Using this cache precludes writing/setting parameter data.
- static prepare_test_store_from_spec(task_spec)#
Generate a valid store from a specification in terms of nested elements/iterations/EARs.
- rechunk_parameter_base(chunk_size=None, backup=True, status=True)#
Rechunk the parameter data to be stored more efficiently.
- rechunk_runs(chunk_size=None, backup=True, status=True)#
Rechunk the run data to be stored more efficiently.
- reinstate_replaced_dir()#
Reinstate the directory containing replaced workflow details.
- Return type:
None
- remove_path(path)#
Try very hard to delete a directory or file.
Dropbox (on Windows, at least) seems to try to re-sync files if the parent directory is deleted soon after creation, which is the case on a failed workflow creation (e.g. missing inputs), so in addition to catching PermissionErrors generated when Dropbox has a lock on files, we repeatedly try deleting the directory tree.
- Parameters:
path (str | Path) –
- Return type:
None
- remove_replaced_dir()#
Remove the directory containing replaced workflow details.
- Return type:
None
- rename_path(replaced, original)#
Revert the replaced workflow path to its original name.

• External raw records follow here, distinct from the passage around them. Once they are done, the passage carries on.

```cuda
template <int CLS>
__global__ void __launch_bounds__(TileClass<CLS>::THREADS, TileClass<CLS>::MINB) vtx_k_sw_pairs(const SwArgs a)
{
// ... 23 lines not shown
    uint32_t cached_locus = 0xFFFFFFFFu;
    const uint32_t tile_chunk = max(1u, min(uint32_t(kTileChunk), n_tiles / (gridDim.x * (blockDim.x >> 5) * 16u)));

    for (;;) {
        uint32_t chunk = 0;
        if (lane == 0) chunk = atomicAdd(a.tile_counter, 1u);
        chunk = __shfl_sync(0xffffffffu, chunk, 0);
        const uint32_t t_begin = chunk * tile_chunk;
        if (t_begin >= n_tiles) break;
        const uint32_t t_end = min(t_begin + tile_chunk, n_tiles);

        uint32_t locus = upper_locus(a.tile_start, a.n_loci, t_begin);
        for (uint32_t tile = t_begin; tile < t_end; ++tile) {
            while (tile >= __ldg(a.tile_start + locus + 1)) ++locus;
            const uint32_t p0 = __ldg(a.pair_start + locus) + PPW * (tile - __ldg(a.tile_start + locus));
            const uint32_t p_end = __ldg(a.pair_start + locus + 1);

            __syncwarp();
            const uint8_t* rh = a.hap_bytes + __ldg(a.ref_off + locus);
            const uint8_t* ah = a.hap_bytes + __ldg(a.alt_off + locus);
            const int n_ref = int(__ldg(a.ref_len + locus)), n_alt = int(__ldg(a.alt_len + locus));
            const int n_pass = MULTI ? max(1, (max(n_ref, n_alt) + LPP * C - 1) / (LPP * C)) : 1;
            auto build_profile = [&](int col0) {
                for (int idx = lane; idx < RS; idx += 32) {
                    const int gg = idx / CS, k = idx - gg * CS;
                    const int j = col0 + gg * C + k;
                    uint32_t rb = 5, ab = 5;
                    if (k < C) {
                        if (j < n_ref) rb = hap_code(__ldg(rh + j));
                        if (j < n_alt) ab = hap_code(__ldg(ah + j));
                    }
// ... 96 lines not shown

__global__ void __launch_bounds__(128) vtx_k_sw_generic(const SwArgs a)
{
    const int lane = threadIdx.x & 31;
    const uint32_t gwarp = (blockIdx.x * blockDim.x + threadIdx.x) >> 5;
    uint32_t* rowbuf = a.scratch + size_t(gwarp) * (size_t(a.max_hap) + 1) * 32 + lane;
    const uint32_t n_tiles = __ldg(a.tile_start + a.n_loci);
    const int sub = lane >> 1, which = lane & 1;
    for (;;) {
        uint32_t tile = 0;
        if (lane == 0) tile = atomicAdd(a.tile_counter, 1u);
        tile = __shfl_sync(0xffffffffu, tile, 0);
        if (tile >= n_tiles) break;
        const uint32_t locus = upper_locus(a.tile_start, a.n_loci, tile);
        const uint32_t p0 = __ldg(a.pair_start + locus) + kSlowPairsPerWarp * (tile - __ldg(a.tile_start + locus));
        const uint32_t p_end = __ldg(a.pair_start + locus + 1);
        const uint32_t pair = p0 + sub;
        int score = 0;
        if (pair < p_end) {
            const uint32_t r = __ldg(a.pair_read + pair);
            const int m = int(__ldg(a.read_len + r));
            const uint8_t* nib = a.read_nib + __ldg(a.read_off + r);
            const uint8_t* hap = a.hap_bytes + (which ? __ldg(a.alt_off + locus) : __ldg(a.ref_off + locus));
            const int n = int(which ? __ldg(a.alt_len + locus) : __ldg(a.ref_len + locus));
            for (int j = 0; j <= n; ++j) rowbuf[size_t(j) * 32] = pack2(0, -30000);
            for (int i = 0; i < m; ++i) {
                const uint32_t by = __ldg(nib + (i >> 1));
                const uint8_t xc = uint8_t("=ACMGRSVTWYHKDBN"[(i & 1) ? (by & 0xF) : (by >> 4)]);
                int diag = 0, left = 0, e = -30000;
                for (int j = 1; j <= n; ++j) {
                    const uint32_t w = rowbuf[size_t(j) * 32];
// ... 20 lines not shown
```
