int launch_orders(gorder_hip_handle *h, FrameArgs &a) {
    const Plan &p = h->plan;
    const uint32_t n_tiles = (uint32_t)p.tiles.size();
    const bool extras = h->extra.maps || h->extra.tw || h->extra.geom_kind || h->dyn || h->manual_active;
#define name(k) TIMING_MARK(h, k)
    if (h->dyn && !h->manual_active) {
        const int st2 = run_dynamic_normals(h, a);
        if (st2 != GORDER_OK) return st2;
    }
    if (h->extra.geom_kind) {
        int st2;
        if ((st2 = ensure(h, &h->d_shapes, &h->shapes_cap, (size_t)a.n_frames * 8)) != GORDER_OK) return st2;
        const gorder_geometry_t &ge = h->tables.geometry;
        GeomArgs ga{};
        ga.xyz = a.xyz; ga.box9 = a.box9; ga.n_atoms = a.n_atoms; ga.pbc = a.pbc;
        ga.kind = ge.kind; ga.reference = ge.reference; ga.orientation = ge.orientation;
        for (int d = 0; d < 3; d++) { ga.point[d] = ge.point[d]; ga.structure_box[d] = ge.structure_box[d]; }
        for (int d = 0; d < 2; d++) { ga.xdim[d] = ge.xdim[d]; ga.ydim[d] = ge.ydim[d]; ga.zdim[d] = ge.zdim[d]; ga.span[d] = ge.span[d]; }
        ga.radius = ge.radius; ga.group = h->d_geom_group; ga.n_group = ge.n_group;
        ga.shapes = h->d_shapes; ga.err = h->d_err;
        name("k_geom_shapes");
        hipLaunchKernelGGL(k_geom_shapes, dim3(a.n_frames), dim3(256), 0, h->stream, ga);
        HIP_TRY(h, hipGetLastError());
    }
    if (n_tiles && !extras) {
        const uint32_t G = (uint32_t)h->frames_per_stage;
        const uint32_t n_stages = (a.n_frames + G - 1) / G;
        uint32_t target = h->wg_target ? h->wg_target : h->wg_capacity;
        if (!h->wg_target) target = 12u * h->wg_capacity;
        uint32_t n_chunks = std::max(1u, target / n_tiles);
        n_chunks = std::min(n_chunks, std::max(1u, n_stages / 4u));
        uint32_t fpc = ((n_stages + n_chunks - 1) / n_chunks) * G;
        n_chunks = (a.n_frames + fpc - 1) / fpc;
        a.frames_per_chunk = fpc;
        const uint64_t grid = (uint64_t)n_tiles * n_chunks;
        if (grid > 0x7fffffffull) return fail(h, GORDER_ERR_INVALID_ARGUMENT, "batch too large");
        const bool ac = (h->tables.flags & GORDER_FLAG_TRIG_ACOS_COS) != 0;
        const dim3 g((uint32_t)grid), b(kBlock);
#define GORDER_LAUNCH_TILED_A(G_, NPF_, AC_, PBC_, LF_, AX_)                                               \
        do {                                                                                                \
            if (LF_ && h->spec_now)                                                                         \
                hipLaunchKernelGGL((k_bonds_tiled<G_, NPF_, AC_, PBC_, LF_, AX_, LF_>), g, b, h->lds_bytes, h->stream, a, \
                                   a.xyz, a.box9, a.aflags, a.arow, h->d_tiles, h->d_items, h->d_tile_slots, n_tiles, h->lw); \
            else                                                                                            \
                hipLaunchKernelGGL((k_bonds_tiled<G_, NPF_, AC_, PBC_, LF_, AX_>), g, b, h->lds_bytes, h->stream, a,     \
                                   a.xyz, a.box9, a.aflags, a.arow, h->d_tiles, h->d_items, h->d_tile_slots, n_tiles,   \
                                   h->lw);                                                                  \
        } while (0)
#define GORDER_LAUNCH_TILED_V(G_, NPF_, AC_, PBC_, LF_)                                                    \
        do {                                                                                                \
            if (h->axis == 2) GORDER_LAUNCH_TILED_A(G_, NPF_, AC_, PBC_, LF_, 2);                           \
            else if (h->axis == 1) GORDER_LAUNCH_TILED_A(G_, NPF_, AC_, PBC_, LF_, 1);                      \
            else if (h->axis == 0) GORDER_LAUNCH_TILED_A(G_, NPF_, AC_, PBC_, LF_, 0);                      \
            else GORDER_LAUNCH_TILED_A(G_, NPF_, AC_, PBC_, LF_, -1);                                       \
        } while (0)
#define GORDER_LAUNCH_TILED(G_, NPF_)                                                                       \
        do {                                                                                                \
            const int v_ = (ac ? 4 : 0) | (a.pbc ? 2 : 0) | (a.leaflets ? 1 : 0);                           \
            switch (v_) {                                                                                   \
                case 0: GORDER_LAUNCH_TILED_V(G_, NPF_, false, false, false); break;                        \
                case 1: GORDER_LAUNCH_TILED_V(G_, NPF_, false, false, true); break;                         \
                case 2: GORDER_LAUNCH_TILED_V(G_, NPF_, false, true, false); break;                         \
                case 3: GORDER_LAUNCH_TILED_V(G_, NPF_, false, true, true); break;                          \
                case 4: GORDER_LAUNCH_TILED_V(G_, NPF_, true, false, false); break;                         \
                case 5: GORDER_LAUNCH_TILED_V(G_, NPF_, true, false, true); break;                          \
                case 6: GORDER_LAUNCH_TILED_V(G_, NPF_, true, true, false); break;                          \
                default: GORDER_LAUNCH_TILED_V(G_, NPF_, true, true, true); break;                          \
            }                                                                                               \
// ... 349 lines not shown
    if (device < 0 || device >= count || hipSetDevice(device) != hipSuccess) return GORDER_ERR_INVALID_ARGUMENT;
    if (n == 0) return GORDER_OK;
    float *d = nullptr;
    if (hipMalloc((void **)&d, (size_t)n * sizeof(float)) != hipSuccess) return GORDER_ERR_DEVICE;
    hipLaunchKernelGGL(k_selftest_trig, dim3((n + 255u) / 256u), dim3(256), 0, 0, fn, first_bits, stride, n, d);
    int st = GORDER_OK;
    if (hipDeviceSynchronize() != hipSuccess || hipMemcpy(out, d, (size_t)n * sizeof(float), hipMemcpyDeviceToHost) != hipSuccess)
        st = GORDER_ERR_DEVICE;
    (void)hipFree(d);
    return st;
}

This happens when new workflow creation fails and there is an existing workflow with the same name; the original workflow which was renamed, must be reverted.
- save()#
Commit pending changes to disk, if not in batch-update mode.
- Return type:
None
- set_EAR_end(EAR_ID, exit_code, success, snapshot, save=True)#
Mark an element action run as finished.
- set_EAR_skip(skip_reasons, save=True)#
Mark element action runs as skipped for the specified reasons.
- set_EAR_start(EAR_ID, run_dir, port_number, save=True)#
Mark an element action run as started.
- set_EARs_initialised(iter_ID, save=True)#
Mark an element action run as initialised.
- set_file(store_contents, is_input, param_id, path, contents=None, filename=None, clean_up=False, save=True)#
Set details of a file, including whether it is associated with a parameter.
- set_jobscript_metadata(sub_idx, js_idx, version_info=None, submit_time=None, submit_hostname=None, submit_machine=None, shell_idx=None, submit_cmdline=None, os_name=None, shell_name=None, scheduler_name=None, scheduler_job_ID=None, process_ID=None, save=True)#
Set the metadata for a job script.
- Parameters:
sub_idx (int) –
js_idx (int) –
version_info (VersionInfo | None) –
submit_time (str | None) –
submit_hostname (str | None) –
submit_machine (str | None) –
shell_idx (int | None) –
os_name (str | None) –
shell_name (str | None) –
scheduler_name (str | None) –
scheduler_job_ID (str | None) –
process_ID (int | None) –
save (bool) –
- set_multi_run_ends(run_ids, run_dirs, exit_codes, successes, save=True)#
- set_multi_run_starts(run_ids, run_dirs, port_number, save=True)#
- set_parameter_value(param_id, value, is_file=False, save=True)#
Set the value of a parameter.
- set_parameter_values(values, save=True)#
Set multiple non-file parameter values by parameter IDs.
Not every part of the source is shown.